The fine folks at Webucator have posed a few very important questions about writing. Specifically, why am I doing it? I've elected to answer their questions, because talking about writing is almost as much fun as writing.

What were your goals when you started writing?
I started writing very early, but I was a teenager when I realized this is what I really wanted to do with my life. I wanted to be published in romantic fiction. Romance novels have always been my first love. There was a manuscript that shall-not-be-named that I helped co-write with another author. It was briefly considered by Harlequin. It was rejected when I was 18. I was always writing creative fiction even though I was working toward my degree in mass communications. Up until my dad died, that is. I stopped writing altogether after that. Insert long interlude without any writing. Five years. I wanted to write, I made multiple attempts, but nothing worked. And then one day I realized I was going to die (eventually, not any time soon) without accomplishing my goal of getting published. That was very depressing. It was a life changer. It took nine months, but I did complete my first full-length novel in 2009. The funny thing about it is, I put it in the back recesses of my flash drive. I didn't stop writing, but I didn't do anything with that book for another three years. My third novel was the first one to be published (that happened in 2012) and I did it all myself. Not only had I sought publication, I learned the ins and outs of self-publication too, which is no easy feat.

What are your goals now?
Get books in the the hands of readers. Readers who want them and readers who pick it up and are open-minded enough to say, "I didn't consider reading a book like this before, but I'm so glad I did." I don't care if I sell 10 copies or 100,000 copies, as long as my readers are pleased at the end. 

What pays the bills now?
I work a 40 hour week at a day job because writing isn't paying the bills--yet. There's always the chance for that break-through book, but I'm content pushing my imprint and working with small presses. It was never my goal to make scads of money doing this (see the last question). Happy readers = happy author.

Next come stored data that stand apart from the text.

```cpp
static int settle_gen_nobst(hope_env_t* h) {
    const int g = h->gen_host_set;
    if (g < 0) return HOPE_OK;
    HIPCHK(hipEventSynchronize(h->ev_gen_copied[g]));
    h->pool_nobst_host.assign(h->gen_nobst[g], h->gen_nobst[g] + h->gen_nobst_n[g]);
    h->gen_host_set = -1;
    return HOPE_OK;
}

static int apply_pending_pool(hope_env_t* h, bool wait) {
    if (!h->pend.on) return HOPE_OK;
    if (wait) HIPCHK(hipEventSynchronize(h->ev_pool_ready));
    else {
        const hipError_t e = hipEventQuery(h->ev_pool_ready);
        if (e == hipErrorNotReady) return HOPE_OK;
        if (e != hipSuccess) return fail(HOPE_EHIP, std::string("hipEventQuery: ") + hipGetErrorString(e));
    }
    hope_env::PoolSet& ps = h->pset[h->pend.set];
    h->pool_verts = ps.verts; h->pool_c = ps.c; h->pool_nobst = ps.nobst;
    h->pool_cls[0] = ps.list[0]; h->pool_cls[1] = ps.list[1];
    h->pool_cls_n[0] = h->pend.cls_n[0]; h->pool_cls_n[1] = h->pend.cls_n[1];
    h->pool_n = h->pend.n_pool;
    h->pool_nobst_host.swap(h->pend.nobst_host);
    h->pactive = h->pend.set;
    h->pend.on = false;
    bump_pool_generation(h, h->pend.content);
    h->gen_host_set = h->pend.generated ? h->pend.set : -1;
    return cur_on_swap(h);
}

static int commit_pool_impl(hope_env_t* h, int n_pool, bool relaxed);
int hope_env_commit_pool(hope_env_t* h, int n_pool, void* stream) { (void)stream; return commit_pool_impl(h, n_pool, false); }
int hope_env_commit_pool_relaxed(hope_env_t* h, int n_pool) { return commit_pool_impl(h, n_pool, true); }

static int commit_pool_impl(hope_env_t* h, int n_pool, bool relaxed) {
    if (!h || n_pool <= 0) return fail(HOPE_EINVAL, "hope_env_commit_pool: bad argument");
    if (n_pool > h->pstage.cap) return fail(HOPE_ESTATE, "hope_env_commit_pool: more entries than hope_env_pool_staging provided");
    for (int k = 0; k < n_pool; k++)
        if (h->pstage.nobst[k] < 0 || h->pstage.nobst[k] > h->max_obst) return fail(HOPE_EINVAL, "hope_env_commit_pool: n_obst exceeds max_obstacles");
    DeviceGuard guard(h->device);
    if (!guard.ok) return fail(HOPE_EHIP, "hipSetDevice failed");
    std::vector<int32_t> l0, l1;
    build_pool_lists(h, h->pstage.nobst, n_pool, l0, l1);
    if ((int)(l0.size() + l1.size()) > h->pstage.cap + 4096) return fail(HOPE_EINVAL, "hope_env_commit_pool: too many Dragon-Lake cases for the list staging");
    { int rcp = apply_pending_pool(h, true); if (rcp != HOPE_OK) return rcp; }
    const int t = h->pactive < 0 ? 0 : 1 - h->pactive;
    hope_env::PoolSet& ps = h->pset[t];
    if (h->pstage.busy) { HIPCHK(hipEventSynchronize(h->ev_pool_copied)); h->pstage.busy = false; }
    int rc = pool_set_reserve(h, ps, n_pool, (int)std::max(l0.size(), l1.size()) + 1);
    if (rc != HOPE_OK) return rc;
    if (3 * 32 * n_pool / 8 > h->pstage_dev_cap) {
        if (h->pstage_dev) hipFree(h->pstage_dev);
        h->pstage_dev = nullptr; h->pstage_dev_cap = 0;
        hipError_t e_ = hipMalloc((void**)&h->pstage_dev, (size_t)n_pool * 80);
        if (e_ != hipSuccess) return fail(HOPE_ENOMEM, std::string("hipMalloc pool staging: ") + hipGetErrorString(e_));
        h->pstage_dev_cap = 12 * n_pool;
    }
    hipStream_t us = h->pool_stream;
    if (h->pactive >= 0) {
        HIPCHK(hipStreamWaitEvent(us, h->ev_last_step, 0));
        if (h->last_via_steps) for (int i = 0; i < 2; i++) HIPCHK(hipStreamWaitEvent(us, h->ev_step[i], 0));
    }
    const size_t P = (size_t)n_pool;
    char* dv = (char*)h->pstage_dev;
    {
// ... 930 lines not shown
```

### hope_amd/csrc/hope_internal.h

```cpp
#pragma once
#include <hip/hip_runtime.h>
#include <stdint.h>
#include "hope_env.h"

namespace hope {

constexpr uint32_t STAGE_NO_BEAMS = 0x1000;
constexpr uint32_t STAGE_NO_MASK = 0x2000;
constexpr uint32_t STAGE_NO_CULL = 0x4000;
constexpr uint32_t STAGE_ONE_SCENE = 0x8000;

struct RsWord {
    double len[5];
    double Lm;
    int code;
    int n;
    double pad;
};
constexpr int RS_WORDS_PER_SCENE = 48;
constexpr int RS_LIST_MAX_SCENES = 1 << 24;
__host__ __device__ inline int rs_list_pack(int scene, int n_obst) { return (int)(((unsigned)scene << 8) | (unsigned)n_obst); }
__host__ __device__ inline int rs_list_scene(int entry) { return (int)((unsigned)entry >> 8); }
__host__ __device__ inline int rs_list_n_obst(int entry) { return (int)((unsigned)entry & 0xFFu); }
constexpr int RS_IN_WORDS = 14;
constexpr double RS_MAXC = 0.3327130214085973;
constexpr int RS_REC_HDR = 16;
constexpr int RS_REC_ORDER = 10;
constexpr int RS_REC_KEYS = RS_REC_HDR;
constexpr int RS_REC_WORDS = RS_REC_KEYS + RS_WORDS_PER_SCENE;
constexpr int RS_REC_SEGS = RS_REC_WORDS + 8 * RS_WORDS_PER_SCENE;
constexpr int RS_SEGW = 8, RS_SEG_F32 = 5 * RS_SEGW, RS_SEG_TABLE = RS_SEG_F32 + 5 * 2;
constexpr int RS_REC_DOUBLES = RS_REC_SEGS + RS_SEG_TABLE * RS_WORDS_PER_SCENE;

struct RsParams {
    int n, max_obst;
    int tile_cap;
    int max_queue;
    int slot_base, slot_dir;
    int obs_f64;
    int prio_front;
    const float4* obb;
    const float4* fverts;
    const float4* fbox;
    const uint8_t* eflag;
    const double* verts;
    const int32_t* n_obst;
    const double* scene_c;
    const double* state;
    const double* rs_in;
    const int32_t* rs_count;
    const int32_t* rs_list;
    double* rs_rec;
    int8_t* rs_word;
    void* rs_lengths;
    int32_t* surv_count;
    int2* surv_list;
};

constexpr int BEV_IMG = HOPE_IMG_SIZE;
constexpr int BEV_TRAJ_LEN = HOPE_TRAJ_RENDER_LEN;
constexpr int BEV_LAYER_ROWS = 512, BEV_LAYER_STRIDE = 128;
constexpr int BEV_DYN_DIM = 256;
constexpr size_t BEV_DYN_BYTES = (size_t)BEV_DYN_DIM * BEV_DYN_DIM;
constexpr int BEV_SCENE_INTS = 16 + (3 + BEV_TRAJ_LEN) * 16 + (2 + BEV_TRAJ_LEN) * 64;
struct BevParams {
    int n, max_obst;
    const double* verts;
    const int32_t* n_obst;
    const double* scene_c;
    const double* state;
    const double* traj;
    const int32_t* traj_len;
    int32_t* traj_valid;
    uint8_t* layer;
    uint8_t* dyn;
    int32_t* layer_valid;
    int32_t* legacy_list;
    int32_t* rebuild;
    int* scratch;
    const uint8_t* active;
    uint8_t* img;
    int debug;
};

struct LaunchTimer {
    virtual void begin(int kind, hipStream_t s) = 0;
    virtual void end(hipStream_t s) = 0;
};
hipError_t launch_rs_search(const RsParams& p, hipStream_t stream, LaunchTimer* timer);
hipError_t rs_prof_read(unsigned long long* out , int reset);
hipError_t rs_init_tables();
hipError_t rs_fstat_read(unsigned long long* out , int reset);
hipError_t rs_fdump_read(double* out );
hipError_t rs_log_read(int* out , int cap, int* n, int reset);
size_t rs_lds_bytes(int max_obst);
size_t rs_screen_lds_bytes(int max_obst);
size_t rs_rec_bytes_per_scene();
hipError_t launch_bev_image(const BevParams& p, hipStream_t stream, LaunchTimer* timer, hipStream_t side = nullptr, hipEvent_t ev_fork = nullptr,
                            hipEvent_t ev_join = nullptr);
size_t bev_lds_bytes(bool legacy);

}
```

### hope_amd/csrc/hope_rs.hip

```cpp
#include <stdlib.h>

#include "hope_dev.h"
#include "hope_internal.h"

namespace hope {

namespace {

constexpr double MAXC = RS_MAXC;
constexpr double RS_STEP = 0.1;
constexpr double MAX_LENGTH = 1000.0;
constexpr int NCAND = 46;

enum { TS = 0, TL = 1, TR = 2 };

__device__ __forceinline__ double py_mod(double v, double w) {
    double m = hm_fmod(v, w);
    if (m != 0) { if ((w < 0) != (m < 0)) m += w; } else m = copysign(0.0, w);
    return m;
}
__device__ __forceinline__ double rs_M(double theta) {
    double phi = py_mod(theta, 2.0 * PI);
    if (phi < -PI) phi += 2.0 * PI;
    if (phi > PI) phi -= 2.0 * PI;
// ... 98 lines not shown
        double tt = theta, uu = 2.0 - rho, vv = rs_M(tt + 0.5 * PI - phi);
        if (tt >= 0.0 && uu <= 0.0 && vv <= 0.0) { t = tt; u = uu; v = vv; return true; }
    }
    return false;
}
__device__ __forceinline__ bool rs_LRSL(double x, double y, double phi, double sphi, double cphi, double& t, double& u, double& v) {
    double xi = x - sphi, eta = y - 1.0 + cphi, rho, theta;
    rs_R(xi, eta, rho, theta);
    if (rho >= 2.0) {
        double r = sqrt(rho * rho - 4.0);
        double uu = 2.0 - r;
        double tt = rs_M(theta + hm_atan2(r, -2.0));
        double vv = rs_M(phi - 0.5 * PI - tt);
        if (tt >= 0.0 && uu <= 0.0 && vv <= 0.0) { t = tt; u = uu; v = vv; return true; }
    }
    return false;
}
__device__ __forceinline__ bool rs_LRSLR(double x, double y, double phi, double sphi, double cphi, double& t, double& u, double& v) {
    double xi = x + sphi, eta = y - 1.0 - cphi, rho, theta;
    rs_R(xi, eta, rho, theta);
    if (rho >= 2.0) {
        double uu = 4.0 - sqrt(rho * rho - 4.0);
        if (uu <= 0.0) {
            double tt = rs_M(hm_atan2((4.0 - uu) * xi - 2.0 * eta, -2.0 * xi + (uu - 4.0) * eta));
            double vv = rs_M(tt - phi);
            if (tt >= 0.0 && vv >= 0.0) { t = tt; u = uu; v = vv; return true; }
        }
    }
    return false;
}

__device__ __forceinline__ void cand_decode(int c, int& g, int& q) {
    if (c < 2) { g = 0; q = c * 2; }
    else { g = 1 + (c - 2) / 4; q = (c - 2) & 3; }
}
__device__ __forceinline__ int pack_types(int a, int b, int c, int d, int e, int n) {
    return a | (b << 2) | (c << 4) | (d << 6) | (e << 8) | (n << 12);
}
__device__ __forceinline__ int mirror_type(int t) { return t == TL ? TR : (t == TR ? TL : t); }
__device__ __forceinline__ int type_of(int code, int i) { return (code >> (2 * i)) & 3; }

__device__ __forceinline__ void interpolate(double l, int m, double ox, double oy, double oyaw, double c_noy,
                                            double s_noy, double c_oy, double s_oy, double& px, double& py,
                                            double& pyaw) {
    if (m == TS) {
        px = ox + l / MAXC * c_oy;
        py = oy + l / MAXC * s_oy;
        pyaw = oyaw;
    } else {
        double sl, cl;
        hm_sincos(l, &sl, &cl);
        double ldx = sl / MAXC;
        double ldy = (m == TL) ? (1.0 - cl) / MAXC : (1.0 - cl) / (-MAXC);
        double gdx = c_noy * ldx + s_noy * ldy;
        double gdy = -s_noy * ldx + c_noy * ldy;
        px = ox + gdx;
        py = oy + gdy;
        pyaw = (m == TL) ? oyaw + l : oyaw - l;
    }
}

template <int CTRL>
__device__ __forceinline__ float dpp_f(float v) {
    return __int_as_float(__builtin_amdgcn_mov_dpp(__float_as_int(v), CTRL, 0xf, 0xf, true));
}
__device__ __forceinline__ float wave_min_f(float v) {
    v = fminf(v, dpp_f<0xB1>(v));
    v = fminf(v, dpp_f<0x4E>(v));
    v = fminf(v, dpp_f<0x141>(v));
    v = fminf(v, dpp_f<0x140>(v));
    const int i = __float_as_int(v);
    return fminf(fminf(__int_as_float(__builtin_amdgcn_readlane(i, 0)), __int_as_float(__builtin_amdgcn_readlane(i, 16))),
                 fminf(__int_as_float(__builtin_amdgcn_readlane(i, 32)), __int_as_float(__builtin_amdgcn_readlane(i, 48))));
}
__device__ __forceinline__ float wave_max_f(float v) {
    v = fmaxf(v, dpp_f<0xB1>(v));
    v = fmaxf(v, dpp_f<0x4E>(v));
    v = fmaxf(v, dpp_f<0x141>(v));
    v = fmaxf(v, dpp_f<0x140>(v));
    const int i = __float_as_int(v);
    return fmaxf(fmaxf(__int_as_float(__builtin_amdgcn_readlane(i, 0)), __int_as_float(__builtin_amdgcn_readlane(i, 16))),
                 fmaxf(__int_as_float(__builtin_amdgcn_readlane(i, 32)), __int_as_float(__builtin_amdgcn_readlane(i, 48))));
}

__device__ __forceinline__ double wave_min_d(double v) {
    v = fmin(v, __hiloint2double(__builtin_amdgcn_mov_dpp(__double2hiint(v), 0xB1, 0xf, 0xf, true), __builtin_amdgcn_mov_dpp(__double2loint(v), 0xB1, 0xf, 0xf, true)));
    v = fmin(v, __hiloint2double(__builtin_amdgcn_mov_dpp(__double2hiint(v), 0x4E, 0xf, 0xf, true), __builtin_amdgcn_mov_dpp(__double2loint(v), 0x4E, 0xf, 0xf, true)));
    v = fmin(v, __hiloint2double(__builtin_amdgcn_mov_dpp(__double2hiint(v), 0x141, 0xf, 0xf, true), __builtin_amdgcn_mov_dpp(__double2loint(v), 0x141, 0xf, 0xf, true)));
    v = fmin(v, __hiloint2double(__builtin_amdgcn_mov_dpp(__double2hiint(v), 0x140, 0xf, 0xf, true), __builtin_amdgcn_mov_dpp(__double2loint(v), 0x140, 0xf, 0xf, true)));
    return fmin(fmin(readlane_d(v, 0), readlane_d(v, 16)), fmin(readlane_d(v, 32), readlane_d(v, 48)));
}

__device__ unsigned long long g_rs_prof[64 * 16];
constexpr int RS_LOG_CAP = 1 << 21;
__device__ int g_rs_log_n;
__device__ int4 g_rs_log[RS_LOG_CAP];
#define RS_T0() unsigned long long t0_ = TIMING ? __builtin_readcyclecounter() : 0
#define RS_T(i) do { if (TIMING) { const unsigned long long t1_ = __builtin_readcyclecounter(); tsec[i] += t1_ - t0_; t0_ = t1_; } } while (0)

template <bool TIMING, bool FULL = false>
__device__ __forceinline__ bool pose_hits(bool active, double wx, double wy, double wyaw, const double* tile,
                                          const float4* obb, int* cand, int n_obst, double xmin, double xmax,
                                          double ymin, double ymax, int lane, unsigned long long* tsec) {
    RS_T0();
    bool bad = false;
    double vx[4], vy[4];
    double hminx = INFINITY, hmaxx = -INFINITY, hminy = INFINITY, hmaxy = -INFINITY;
    if (active) {
        if (wx < xmin || wx > xmax || wy < ymin || wy > ymax) bad = true;
        double st, ct;
        hm_sincos(wyaw, &st, &ct);
#pragma unroll
        for (int k = 0; k < 4; k++) {
            vx[k] = ct * car_x(k) - st * car_y(k) + wx;
            vy[k] = st * car_x(k) + ct * car_y(k) + wy;
        }
        hminx = fmin(fmin(vx[0], vx[1]), fmin(vx[2], vx[3]));
        hmaxx = fmax(fmax(vx[0], vx[1]), fmax(vx[2], vx[3]));
        hminy = fmin(fmin(vy[0], vy[1]), fmin(vy[2], vy[3]));
        hmaxy = fmax(fmax(vy[0], vy[1]), fmax(vy[2], vy[3]));
    }
    if (!FULL && __any(bad)) return bad;
    float ulox = active ? __double2float_rd(hminx) : INFINITY, uhix = active ? __double2float_ru(hmaxx) : -INFINITY;
    float uloy = active ? __double2float_rd(hminy) : INFINITY, uhiy = active ? __double2float_ru(hmaxy) : -INFINITY;
    ulox = wave_min_f(ulox); uhix = wave_max_f(uhix); uloy = wave_min_f(uloy); uhiy = wave_max_f(uhiy);
    int nc = 0;
    for (int base = 0; base < n_obst; base += WAVE) {
        int o = base + lane;
        bool near = false;
        if (o < n_obst) {
            const float4 bb = obb[o];
            near = !(bb.x > uhix || bb.y < ulox || bb.z > uhiy || bb.w < uloy);
        }
        unsigned long long m = __ballot(near);
        if (near) cand[nc + __popcll(m & ((1ull << lane) - 1))] = o;
        nc += __popcll(m);
    }
    RS_T(4);
    if (nc == 0) return bad;
    if (TIMING) { tsec[12] += 1; tsec[13] += nc; }
    wsync();
    for (int ci = 0; ci < nc; ci++) {
        const int r = cand[ci];
        const double* o = tile + 8 * r;
        const float4 bb = obb[r];
        bool near = active && !((double)bb.x > hmaxx || (double)bb.y < hminx || (double)bb.z > hmaxy || (double)bb.w < hminy);
        if (!__any(near)) continue;
        if (near) {
#pragma unroll 1
            for (int j = 0; j < 4; j++) {
                double x1 = o[2 * j], y1 = o[2 * j + 1], x2 = o[2 * ((j + 1) & 3)], y2 = o[2 * ((j + 1) & 3) + 1];
                double exmin = fmin(x1, x2), exmax = fmax(x1, x2), eymin = fmin(y1, y2), eymax = fmax(y1, y2);
                if (exmin > hmaxx || exmax < hminx || eymin > hmaxy || eymax < hminy) continue;
                double d = y2 - y1, e = x1 - x2, f = y1 * x2 - x1 * y2;
#pragma unroll
                for (int k = 0; k < 4; k++) {
                    int k2 = (k + 1) & 3;
                    double ax1 = vx[k], ay1 = vy[k], ax2 = vx[k2], ay2 = vy[k2];
                    double vminx = fmin(ax1, ax2), vmaxx = fmax(ax1, ax2), vminy = fmin(ay1, ay2), vmaxy = fmax(ay1, ay2);
                    if (vminx > exmax || vmaxx < exmin || vminy > eymax || vmaxy < eymin) continue;
                    double a = ay2 - ay1, b = ax1 - ax2, c = ay1 * ax2 - ax1 * ay2;
                    double det = a * e - b * d;
                    if (det == 0) continue;
                    double raw_x = (b * f - c * e) / det;
                    double raw_y = (c * d - a * f) / det;
                    bool cx = !(raw_x > exmax) && !(raw_x < exmin) && !(raw_x > vmaxx) && !(raw_x < vminx);
                    bool cy = !(raw_y > eymax) && !(raw_y < eymin) && !(raw_y > vmaxy) && !(raw_y < vminy);
                    if (cx && cy) bad = true;
                }
                if (!FULL && __any(bad)) break;
            }
        }
        if (!FULL && __any(bad)) break;
    }
    wsync();
    RS_T(5);
    return bad;
}

constexpr int RSA_SCENES = WAVE / 4;

template <int J>
__device__ __forceinline__ double quad_get(double v) {
    const int hi = __builtin_amdgcn_mov_dpp(__double2hiint(v), J * 0x55, 0xf, 0xf, true);
    const int lo = __builtin_amdgcn_mov_dpp(__double2loint(v), J * 0x55, 0xf, 0xf, true);
    return __hiloint2double(hi, lo);
}
template <int J>
__device__ __forceinline__ int quad_get(int v) { return __builtin_amdgcn_mov_dpp(v, J * 0x55, 0xf, 0xf, true); }
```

Assuming writing doesn't pay the bills, what motivates you to keep writing?
I don't know any way to quit. I get frustrated, I have months where very little writing happens. Last year I worked on seven novels and wrote over 300,000 words. This year I've managed to finish one full-length one, write a novella, and the end of a novel I started last year. It's totaled up to a little over 200,000 words. It's frustrating and a little sad given the previous year. But there are some characters who won't be denied and I have to get their stories out. There are stories I have to tell because I can't get them out of my head until they're jotted down. And there are a hundred reasons to keep going when even a simple line from a reader tells me they loved the story and they hope there will be more.

What advice would you give young authors hoping to make a career out of writing?
It can be done. I see authors in my social networks who do it. Or at least they make very good money at it. But it's also a lot of promoting, a lot of finding the right niches, the right audience, good timing. It's a gamble and much of it depends on your willingness to put yourself out there. God knows, I probably don't do enough of it. I sell books without having to do much more than keep up a blog and a Facebook fan page. Not tons, not enough to help me quit my day job, but enough that the extra income makes a small difference. And for me, happy readers are enough. I live for the messages that say, 'I couldn't put it down'.